constexpr int PDT_W = 64, PDT_H = 16;
constexpr int PDS_W = 2 * PDT_W + 3, PDS_H = 2 * PDT_H + 3;
constexpr int PDS_DW = (PDS_W + 3 + 3) / 4;
constexpr int PDS_PITCH = 4 * (PDS_DW + 2);
constexpr int PD_STACK = 4;
constexpr int PD_NPRE = (PDS_H * PDS_DW + 255) / 256;
__global__ __launch_bounds__(256) void pyrdown_u8_lds_kernel(const FrameJob* src_jobs, const FrameJob* dst_jobs)
{
  __shared__ __attribute__((aligned(16))) uint8_t s_src[PDS_H][PDS_PITCH];
  __shared__ __attribute__((aligned(8))) uint16_t s_h[PDS_H][PDT_W];
  __shared__ int s_off[PDS_H];
  const FrameJob& sj = src_jobs[blockIdx.z];
  const FrameJob& dj = dst_jobs[blockIdx.z];
  const int sw = sj.cols, sh = sj.rows, dw = dj.cols, dh = dj.rows;
  const int dx0 = blockIdx.x * PDT_W;
  const int lane = threadIdx.x & 63, wave = threadIdx.x >> 6;
  const uint8_t* __restrict__ s = sj.img;
  uint8_t* __restrict__ const d = const_cast<uint8_t*>(dj.img.get());
  const int c_first = 2 * dx0 - 2;
  const bool fast = c_first >= 3 && c_first + PDS_W + 3 <= sw;
  auto row_ptr = [&](int dy0, int r) { return s + (size_t) reflect101(min(2 * dy0 - 2 + r, sh + 1), sh) * sw + c_first; };
  uint32_t pre[PD_NPRE];
  auto prefetch = [&](int dy0) {
#pragma unroll
    for(int k = 0; k < PD_NPRE; ++k) {
      const int i = min((int) threadIdx.x + k * 256, PDS_H * PDS_DW - 1);
      const int r = i / PDS_DW, l = i - r * PDS_DW;
      const uintptr_t a = reinterpret_cast<uintptr_t>(row_ptr(dy0, r));
      const unsigned ll = min((unsigned) l, ((unsigned) (a & 3u) + PDS_W - 1) / 4u);
      pre[k] = *reinterpret_cast<const uint32_t*>(a - (a & 3u) + 4u * ll);
    }
  };
  const int dy_first = blockIdx.y * (PDT_H * PD_STACK);
  if(fast) prefetch(dy_first);
  for(int t = 0; t < PD_STACK; ++t) {
    const int dy0 = dy_first + t * PDT_H;
    if(dy0 >= dh) break;
    if(fast) {
#pragma unroll
      for(int k = 0; k < PD_NPRE; ++k) {
        const int i = (int) threadIdx.x + k * 256;
        if(i < PDS_H * PDS_DW) { const int r = i / PDS_DW, l = i - r * PDS_DW; reinterpret_cast<uint32_t*>(&s_src[r][0])[l] = pre[k]; }
      }
      if(t + 1 < PD_STACK && dy0 + PDT_H < dh) prefetch(dy0 + PDT_H);
    } else {
      for(int r = wave; r < PDS_H; r += 4) {
        const uint8_t* row = s + (size_t) reflect101(min(2 * dy0 - 2 + r, sh + 1), sh) * sw;
#pragma unroll
        for(int c0 = 0; c0 < PDS_W; c0 += 64) {
          const int c = c0 + lane;
          if(c < PDS_W) s_src[r][c] = row[reflect101(min(c_first + c, sw + 1), sw)];
        }
      }
    }
    if(threadIdx.x < PDS_H) s_off[threadIdx.x] = fast ? (int) (reinterpret_cast<uintptr_t>(row_ptr(dy0, threadIdx.x)) & 3u) : 0;
    __syncthreads();
    for(int idx = threadIdx.x; idx < PDS_H * (PDT_W / 4); idx += 256) {
      const int r = idx >> 4, xq = idx & 15;
      const uint2* q = reinterpret_cast<const uint2*>(&s_src[r][8 * xq]);
      const uint2 lo = q[0], hi = q[1];
      const unsigned off = (unsigned) s_off[r];
      const unsigned d0 = __builtin_amdgcn_alignbyte(lo.y, lo.x, off), d1 = __builtin_amdgcn_alignbyte(hi.x, lo.y, off),
                     d2 = __builtin_amdgcn_alignbyte(hi.y, hi.x, off);
      const unsigned kW = 0x04060401u;
      const unsigned h0 = __builtin_amdgcn_udot4(d0, kW, d1 & 0xffu, false);
      const unsigned h1 = __builtin_amdgcn_udot4(__builtin_amdgcn_alignbyte(d1, d0, 2), kW, (d1 >> 16) & 0xffu, false);
      const unsigned h2 = __builtin_amdgcn_udot4(d1, kW, d2 & 0xffu, false);
      const unsigned h3 = __builtin_amdgcn_udot4(__builtin_amdgcn_alignbyte(d2, d1, 2), kW, (d2 >> 16) & 0xffu, false);
      *reinterpret_cast<uint2*>(&s_h[r][4 * xq]) = make_uint2(h0 | (h1 << 16), h2 | (h3 << 16));
    }
    __syncthreads();
    const int ty = threadIdx.x >> 4, xq = threadIdx.x & 15;
    const int y = dy0 + ty, x = dx0 + 4 * xq;
    if(y < dh && x < dw) {
      unsigned v[4];
      uint2 tt[5];
#pragma unroll
      for(int k = 0; k < 5; ++k) tt[k] = *reinterpret_cast<const uint2*>(&s_h[2 * ty + k][4 * xq]);
#pragma unroll
      for(int e = 0; e < 4; ++e) {
        unsigned a[5];
#pragma unroll
        for(int k = 0; k < 5; ++k) { const unsigned w = (e < 2) ? tt[k].x : tt[k].y; a[k] = (e & 1) ? (w >> 16) : (w & 0xffffu); }
        v[e] = (a[0] + 4u * a[1] + 6u * a[2] + 4u * a[3] + a[4] + 128u) >> 8;
      }
      uint8_t* o = d + (size_t) y * dw + x;
      if(x + 3 < dw) {
        typedef uint32_t __attribute__((aligned(1))) u32_unaligned;
        *reinterpret_cast<u32_unaligned*>(o) = v[0] | (v[1] << 8) | (v[2] << 16) | (v[3] << 24);
      } else {
        for(int e = 0; e < 4 && x + e < dw; ++e) o[e] = (uint8_t) v[e];
      }
    }
    __syncthreads();
  }
}

constexpr int PA_T = 8;
constexpr int pa_edge(int steps) { return steps == 0 ? PA_T : 2 * pa_edge(steps - 1) + 3; }
template <int NL>
__global__ __launch_bounds__(256) void pyramid_levels_kernel(const FrameJob* jobs , int job_pitch)
{
  constexpr int E0 = pa_edge(NL), E1 = pa_edge(NL - 1);
  __shared__ uint8_t s_a[E0 * E0];
  __shared__ uint8_t s_b[E1 * E1];
  __shared__ uint16_t s_h[E0 * E1];
  int W[NL + 1], H[NL + 1], xlo[NL + 1], xhi[NL + 1], ylo[NL + 1], yhi[NL + 1];
#pragma unroll
  for(int k = 0; k <= NL; ++k) { const FrameJob& j = jobs[(size_t) k * job_pitch + blockIdx.z]; W[k] = j.cols; H[k] = j.rows; }
  xlo[NL] = blockIdx.x * PA_T; xhi[NL] = min(xlo[NL] + PA_T, W[NL]) - 1;
  ylo[NL] = blockIdx.y * PA_T; yhi[NL] = min(ylo[NL] + PA_T, H[NL]) - 1;
#pragma unroll
  for(int k = NL - 1; k >= 0; --k) {
    xlo[k] = max(0, 2 * xlo[k + 1] - 2); xhi[k] = min(W[k] - 1, 2 * xhi[k + 1] + 2);
    ylo[k] = max(0, 2 * ylo[k + 1] - 2); yhi[k] = min(H[k] - 1, 2 * yhi[k + 1] + 2);
  }
  const int tid = threadIdx.x;
  {
    const uint8_t* __restrict__ src = jobs[blockIdx.z].img;
    const int nx = xhi[0] - xlo[0] + 1, ny = yhi[0] - ylo[0] + 1;
    for(int i = tid; i < nx * ny; i += 256) {
      const int r = i / nx, c = i - r * nx;
      s_a[r * E0 + c] = src[(size_t) (ylo[0] + r) * W[0] + xlo[0] + c];
    }
  }
  __syncthreads();
  uint8_t* cur = s_a;
  uint8_t* nxt = s_b;
  int pc = E0, pn = E1;
#pragma unroll
  for(int k = 0; k < NL; ++k) {
    const int snx = xhi[k] - xlo[k] + 1, sny = yhi[k] - ylo[k] + 1;
    const int dnx = xhi[k + 1] - xlo[k + 1] + 1, dny = yhi[k + 1] - ylo[k + 1] + 1;
    (void) snx;
    for(int i = tid; i < sny * dnx; i += 256) {
      const int r = i / dnx, c = i - r * dnx;
      const int x2 = 2 * (xlo[k + 1] + c);
      const uint8_t* row = cur + r * pc - xlo[k];
      const unsigned a0 = row[reflect101(x2 - 2, W[k])], a1 = row[reflect101(x2 - 1, W[k])], a2 = row[x2], a3 = row[reflect101(x2 + 1, W[k])],
                     a4 = row[reflect101(x2 + 2, W[k])];
      s_h[r * E1 + c] = (uint16_t) (a0 + 4u * a1 + 6u * a2 + 4u * a3 + a4);
    }
    __syncthreads();
    const int sh = NL - (k + 1);
    const int ox0 = (blockIdx.x * PA_T) << sh, ox1 = min(((blockIdx.x + 1) * PA_T) << sh, W[k + 1]);
    const int oy0 = (blockIdx.y * PA_T) << sh, oy1 = min(((blockIdx.y + 1) * PA_T) << sh, H[k + 1]);
    uint8_t* __restrict__ dst = const_cast<uint8_t*>(jobs[(size_t) (k + 1) * job_pitch + blockIdx.z].img.get());
    for(int i = tid; i < dny * dnx; i += 256) {
      const int r = i / dnx, c = i - r * dnx;
      const int y = ylo[k + 1] + r, x = xlo[k + 1] + c, y2 = 2 * y;
      const uint16_t* col = s_h + c - ylo[k] * E1;
      const unsigned b0 = col[reflect101(y2 - 2, H[k]) * E1], b1 = col[reflect101(y2 - 1, H[k]) * E1], b2 = col[y2 * E1],
                     b3 = col[reflect101(y2 + 1, H[k]) * E1], b4 = col[reflect101(y2 + 2, H[k]) * E1];
      const uint8_t v = (uint8_t) ((b0 + 4u * b1 + 6u * b2 + 4u * b3 + b4 + 128u) >> 8);
      nxt[r * pn + c] = v;
      if(x >= ox0 && x < ox1 && y >= oy0 && y < oy1) dst[(size_t) y * W[k + 1] + x] = v;
    }
    __syncthreads();
    { uint8_t* t = cur; cur = nxt; nxt = t; }
    { const int t = pc; pc = pn; pn = t; }
  }
}
void launch_pyramid_levels(hipStream_t s, const FrameJob* src_row, int job_pitch, int steps, int dW, int dR, int nframes)
{
  const dim3 grid((dW + PA_T - 1) / PA_T, (dR + PA_T - 1) / PA_T, nframes);
  if(steps == 3) hipLaunchKernelGGL(pyramid_levels_kernel<3>, grid, dim3(256), 0, s, src_row, job_pitch);
  else if(steps == 2) hipLaunchKernelGGL(pyramid_levels_kernel<2>, grid, dim3(256), 0, s, src_row, job_pitch);
  else hipLaunchKernelGGL(pyramid_levels_kernel<1>, grid, dim3(256), 0, s, src_row, job_pitch);
}

__global__ __launch_bounds__(256) void intensity_kernel(const FrameJob* jobs, int nframes, int job_pitch)
{
  const FrameJob& j = level_job(jobs, blockIdx.z, nframes, job_pitch);
  const int n = j.rows * j.cols;
  const int i = (blockIdx.x * 256 + threadIdx.x) * 4;
  if(i >= n) return;
  if(i + 3 < n && ((uintptr_t) (j.img + i) & 3) == 0) {
    const uchar4 v = *reinterpret_cast<const uchar4*>(j.img + i);
    *reinterpret_cast<float4*>(j.desc + i) = make_float4((float) v.x, (float) v.y, (float) v.z, (float) v.w);
  } else {
    for(int k = i; k < n && k < i + 4; ++k) j.desc[k] = (float) j.img[k];
  }
}

constexpr int ROWS_PER_THREAD = 4;
constexpr int CENSUS_ROWS = 8;
__global__ __launch_bounds__(256) void census_kernel(const FrameJob* jobs)
{
  const FrameJob& j = jobs[blockIdx.z];
  const int x = blockIdx.x * 64 + (threadIdx.x & 63);
  const int y0 = (blockIdx.y * 4 + (threadIdx.x >> 6)) * CENSUS_ROWS;
  const int W = j.cols, R = j.rows;
  if(x >= W || y0 >= R) return;
  const bool xin = x > 0 && x < W - 1;
  const int xm = max(x - 1, 0), xp = min(x + 1, W - 1);
  uint8_t w[CENSUS_ROWS + 2][3];
#pragma unroll
  for(int k = 0; k < CENSUS_ROWS + 2; ++k) {
    const uint8_t* p = j.img + (size_t) min(max(y0 - 1 + k, 0), R - 1) * W;
    w[k][0] = p[xm]; w[k][1] = p[x]; w[k][2] = p[xp];
  }
#pragma unroll
  for(int k = 0; k < CENSUS_ROWS; ++k) {
    const int y = y0 + k;
    if(y < R) {
      uint8_t out = 0;
      if(xin && y > 0 && y < R - 1) {
        const uint8_t ctr = w[k + 1][1];
        out = (uint8_t) (((w[k][0] >= ctr) << 0) | ((w[k][1] >= ctr) << 1) | ((w[k][2] >= ctr) << 2) | ((w[k + 1][0] >= ctr) << 3) |
                         ((w[k + 1][2] >= ctr) << 4) | ((w[k + 2][0] >= ctr) << 5) | ((w[k + 2][1] >= ctr) << 6) | ((w[k + 2][2] >= ctr) << 7));
      }
      j.cen[(size_t) y * W + x] = out;
    }
  }
}

constexpr int CB_TW = 64, CB_TH = 4;
__global__ __launch_bounds__(256) void census_blur_kernel(const FrameJob* jobs, int kc, int ks, int nframes, int job_pitch)
{
  __shared__ uint8_t s_src[(CB_TH + 4) * (CB_TW + 4)];
  __shared__ int s_tmp[(CB_TH + 4) * (CB_TW + 2)];
  __shared__ uint8_t s_b[(CB_TH + 2) * (CB_TW + 2)];
  const FrameJob& j = level_job(jobs, blockIdx.z, nframes, job_pitch);
  const int W = j.cols, R = j.rows;
  const int x0 = blockIdx.x * CB_TW, y0 = blockIdx.y * CB_TH;
  if(x0 >= W || y0 >= R) return;
  const int tid = threadIdx.x;
  for(int i = tid; i < (CB_TH + 4) * (CB_TW + 4); i += 256) {
    const int ly = i / (CB_TW + 4), lx = i - ly * (CB_TW + 4);
    const int gy = reflect101(min(y0 + ly - 2, R + 1), R), gx = reflect101(min(x0 + lx - 2, W + 1), W);
    s_src[i] = j.img[(size_t) gy * W + gx];
  }
  __syncthreads();
  for(int i = tid; i < (CB_TH + 4) * (CB_TW + 2); i += 256) {
    const int ly = i / (CB_TW + 2), lx = i - ly * (CB_TW + 2);
    const uint8_t* p = s_src + ly * (CB_TW + 4) + lx + 1;
    s_tmp[i] = (int) p[0] * kc + ((int) p[-1] + (int) p[1]) * ks;
  }
  __syncthreads();
  for(int i = tid; i < (CB_TH + 2) * (CB_TW + 2); i += 256) {
    const int ly = i / (CB_TW + 2), lx = i - ly * (CB_TW + 2);
    const int* t = s_tmp + (ly + 1) * (CB_TW + 2) + lx;
    const int v = (t[0] * kc + (t[-(CB_TW + 2)] + t[CB_TW + 2]) * ks + (1 << 15)) >> 16;
    s_b[i] = (uint8_t) min(255, max(0, v));
  }
  __syncthreads();
  const int lx = tid & 63, ly = tid >> 6;
  const int x = x0 + lx, y = y0 + ly;
  if(x >= W || y >= R) return;
  uint8_t out = 0;
  if(x > 0 && x < W - 1 && y > 0 && y < R - 1) {
    constexpr int P = CB_TW + 2;
    const uint8_t* p = s_b + (ly + 1) * P + lx + 1;
    const uint8_t c = p[0];
    out = (uint8_t) (((p[-P - 1] >= c) << 0) | ((p[-P] >= c) << 1) | ((p[-P + 1] >= c) << 2) | ((p[-1] >= c) << 3) |
                     ((p[1] >= c) << 4) | ((p[P - 1] >= c) << 5) | ((p[P] >= c) << 6) | ((p[P + 1] >= c) << 7));
  }
  j.cen[(size_t) y * W + x] = out;
}

#ifndef BP_TW_VALUE
#define BP_TW_VALUE 64
#define BP_TH_VALUE 8
#endif
constexpr int BP_TW = BP_TW_VALUE, BP_TH = BP_TH_VALUE, BP_HALO = 2;
constexpr int BP_PLANE = (BP_TH + 2 * BP_HALO) * BP_TW + 8;
__device__ __forceinline__ uint2 spread_planes(unsigned c)
{
  unsigned lo = c & 0xFu, hi = (c >> 4) & 0xFu;
  lo = (lo | (lo << 14)) & 0x00030003u; lo = (lo | (lo << 7)) & 0x01010101u;
  hi = (hi | (hi << 14)) & 0x00030003u; hi = (hi | (hi << 7)) & 0x01010101u;
  return make_uint2(lo, hi);
}

template <bool FROM_IMAGE>
__global__ __launch_bounds__(256) void bitplanes_blur_kernel(const FrameJob* jobs, float k0, float k1, float k2, int stack, int nframes, int job_pitch)
{
  constexpr int CR = BP_TH + 2 * BP_HALO, CC = BP_TW + 2 * BP_HALO;
  constexpr int CW = CC + 4;
  constexpr int IR = CR + 2, IC = CC + 2, IW = IC + 2;
  constexpr int NSRC = FROM_IMAGE ? IR * IC : CR * CC;
  constexpr int NPRE = (NSRC + 255) / 256;
  __shared__ uint2 s_cen[CR * CW];
  __shared__ uint8_t s_img[FROM_IMAGE ? IR * IW : 4];
  __shared__ float s_row[(BP_PLANE + CR * BP_TW) * 4];
  __shared__ float s_lut[18];
  const FrameJob& j = level_job(jobs, blockIdx.z, nframes, job_pitch);
  const int W = j.cols, R = j.rows;
  const int x0 = blockIdx.x * BP_TW;
  if(x0 >= W || (int) blockIdx.y * BP_TH * stack >= R) return;
  const int tid = threadIdx.x;
  const uint8_t* __restrict__ cen = FROM_IMAGE ? j.img : j.cen;
  float* __restrict__ const desc = j.desc;
  float* __restrict__ const ch0 = j.ch0;
  const bool lazy_level = FROM_IMAGE && j.lazy != 0;
  const bool lazy = lazy_level && x0 + BP_TW + 8 <= (W & ~3) && !(x0 == 0 && (W & 3) == 0);
  uint8_t* __restrict__ const cen_out = j.cen;
  if(tid < 18) {
    const float S0 = (float) (tid / 9), A = (float) (tid % 3), B = (float) ((tid / 3) % 3);
    s_lut[tid] = S0 * k0 + A * k1 + B * k2;
  }

  uint8_t pre[NPRE];
  auto prefetch = [&](int y0) {
#pragma unroll
    for(int k = 0; k < NPRE; ++k) {
      const int i = min(tid + k * 256, NSRC - 1);
      if constexpr(FROM_IMAGE) {
        const int ly = i / IC, lx = i - ly * IC;
        const int gy = min(max(y0 + ly - BP_HALO - 1, 0), R - 1), gx = min(max(x0 + lx - BP_HALO - 1, 0), W - 1);
        pre[k] = cen[(size_t) gy * W + gx];
      } else {
        const int ly = i / CC, lx = i - ly * CC;
        const int gy = reflect101(min(y0 + ly - BP_HALO, R + 1), R), gx = reflect101(min(x0 + lx - BP_HALO, W + 1), W);
        pre[k] = cen[(size_t) gy * W + gx];
      }
    }
  };
  auto stage = [&]() {
#pragma unroll
    for(int k = 0; k < NPRE; ++k) {
      const int i = tid + k * 256;
      if constexpr(FROM_IMAGE) {
        if(i < IR * IC) { const int ly = i / IC, lx = i - ly * IC; s_img[ly * IW + lx] = pre[k]; }
      } else {
        if(i < CR * CC) { const int ly = i / CC, lx = i - ly * CC; s_cen[ly * CW + lx] = spread_planes(pre[k]); }
      }
    }
  };
  const int ybase = blockIdx.y * BP_TH * stack;
  prefetch(ybase);
  stage();
  __syncthreads();
  for(int t = 0; t < stack; ++t) {
    const int y0 = ybase + t * BP_TH;
    if(y0 >= R) break;
    if constexpr(FROM_IMAGE) {
      for(int i = tid; i < CR * CC; i += 256) {
        const int ly = i / CC, lx = i - ly * CC;
        const int gy = reflect101(min(y0 + ly - BP_HALO, R + 1), R), gx = reflect101(min(x0 + lx - BP_HALO, W + 1), W);
        uint8_t out = 0;
        if(gx > 0 && gx < W - 1 && gy > 0 && gy < R - 1) {
          const uint8_t* p = s_img + (gy - (y0 - BP_HALO - 1)) * IW + (gx - (x0 - BP_HALO - 1));
          const uint8_t c = p[0];
          out = (uint8_t) (((p[-IW - 1] >= c) << 0) | ((p[-IW] >= c) << 1) | ((p[-IW + 1] >= c) << 2) | ((p[-1] >= c) << 3) |
                           ((p[1] >= c) << 4) | ((p[IW - 1] >= c) << 5) | ((p[IW] >= c) << 6) | ((p[IW + 1] >= c) << 7));
        }
        s_cen[ly * CW + lx] = spread_planes(out);
        if(lazy_level && ly >= BP_HALO && ly < BP_HALO + BP_TH && lx >= BP_HALO && lx < BP_HALO + BP_TW && y0 + ly - BP_HALO < R && x0 + lx - BP_HALO < W)
          cen_out[(size_t) (y0 + ly - BP_HALO) * W + (x0 + lx - BP_HALO)] = out;
      }
      __syncthreads();
    }
    const bool more = t + 1 < stack && y0 + BP_TH < R;
    if(more) prefetch(y0 + BP_TH);

    if(lazy) {
      for(int i = tid; i < CR * BP_TW; i += 256) {
        const int ly = i / BP_TW, lx = i - ly * BP_TW;
        const uint2* c = s_cen + ly * CW + lx;
        const unsigned ilo = (c[1].x + c[3].x) + 3u * (c[0].x + c[4].x) + 9u * c[2].x;
        s_row[i] = s_lut[ilo & 0xffu];
      }
      __syncthreads();
      if(more) stage();
      for(int i = tid; i < BP_TH * BP_TW; i += 256) {
        const int ly = i / BP_TW, lx = i - ly * BP_TW;
        const int gx = x0 + lx, gy = y0 + ly;
        if(gx >= W || gy >= R) continue;
        const float* Th = s_row + ly * BP_TW + lx;
        constexpr int pitch = BP_TW;
        float o = k0 * Th[2 * pitch]; o += k1 * (Th[3 * pitch] + Th[pitch]); o += k2 * (Th[4 * pitch] + Th[0]);
        ch0[(size_t) gy * W + gx] = o;
      }
      __syncthreads();
      continue;
    }
    for(int i = tid; i < CR * BP_TW; i += 256) {
      const int ly = i / BP_TW, lx = i - ly * BP_TW;
      const uint2* c = s_cen + ly * CW + lx;
      const uint2 cm2 = c[0], cm1 = c[1], c0 = c[2], cp1 = c[3], cp2 = c[4];
      const unsigned ilo = (cm1.x + cp1.x) + 3u * (cm2.x + cp2.x) + 9u * c0.x;
      const unsigned ihi = (cm1.y + cp1.y) + 3u * (cm2.y + cp2.y) + 9u * c0.y;
      float tt[8];
#pragma unroll
      for(int b = 0; b < 4; ++b) {
        tt[b] = s_lut[(ilo >> (8 * b)) & 0xffu];
        tt[4 + b] = s_lut[(ihi >> (8 * b)) & 0xffu];
      }
      float4* o = reinterpret_cast<float4*>(s_row);
      o[i] = make_float4(tt[0], tt[1], tt[2], tt[3]);
      o[BP_PLANE + i] = make_float4(tt[4], tt[5], tt[6], tt[7]);
    }
    __syncthreads();
    if(more) stage();

    for(int u = tid; u < 2 * BP_TH * BP_TW; u += 256) {
      const int i = u >> 1, h = u & 1;
      const int ly = i / BP_TW, lx = i - ly * BP_TW;
      const int gx = x0 + lx, gy = y0 + ly;
      if(gx >= W || gy >= R) continue;
      const float4* Th = reinterpret_cast<const float4*>(s_row) + h * BP_PLANE + ly * BP_TW + lx;
      constexpr int pitch = BP_TW;
      const float4 Tm2 = Th[0], Tm1 = Th[pitch], T0 = Th[2 * pitch], Tp1 = Th[3 * pitch], Tp2 = Th[4 * pitch];
      float4 o4;
      o4.x = k0 * T0.x; o4.x += k1 * (Tp1.x + Tm1.x); o4.x += k2 * (Tp2.x + Tm2.x);
      o4.y = k0 * T0.y; o4.y += k1 * (Tp1.y + Tm1.y); o4.y += k2 * (Tp2.y + Tm2.y);
      o4.z = k0 * T0.z; o4.z += k1 * (Tp1.z + Tm1.z); o4.z += k2 * (Tp2.z + Tm2.z);
      o4.w = k0 * T0.w; o4.w += k1 * (Tp1.w + Tm1.w); o4.w += k2 * (Tp2.w + Tm2.w);
      store_stream(reinterpret_cast<float4*>(desc + ((size_t) gy * W + gx) * 8) + h, o4);
      if(h == 0 && ch0) ch0[(size_t) gy * W + gx] = o4.x;
    }
    __syncthreads();
  }
}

* _PROBLEM TO SOLVE_
All lines of the material that contain the string "more" are to be copied.

* _RESPONSE BELOW_
    const bool more = t + 1 < stack && y0 + BP_TH < R;
    if(more) prefetch(y0 + BP_TH);
      if(more) stage();
    if(more) stage();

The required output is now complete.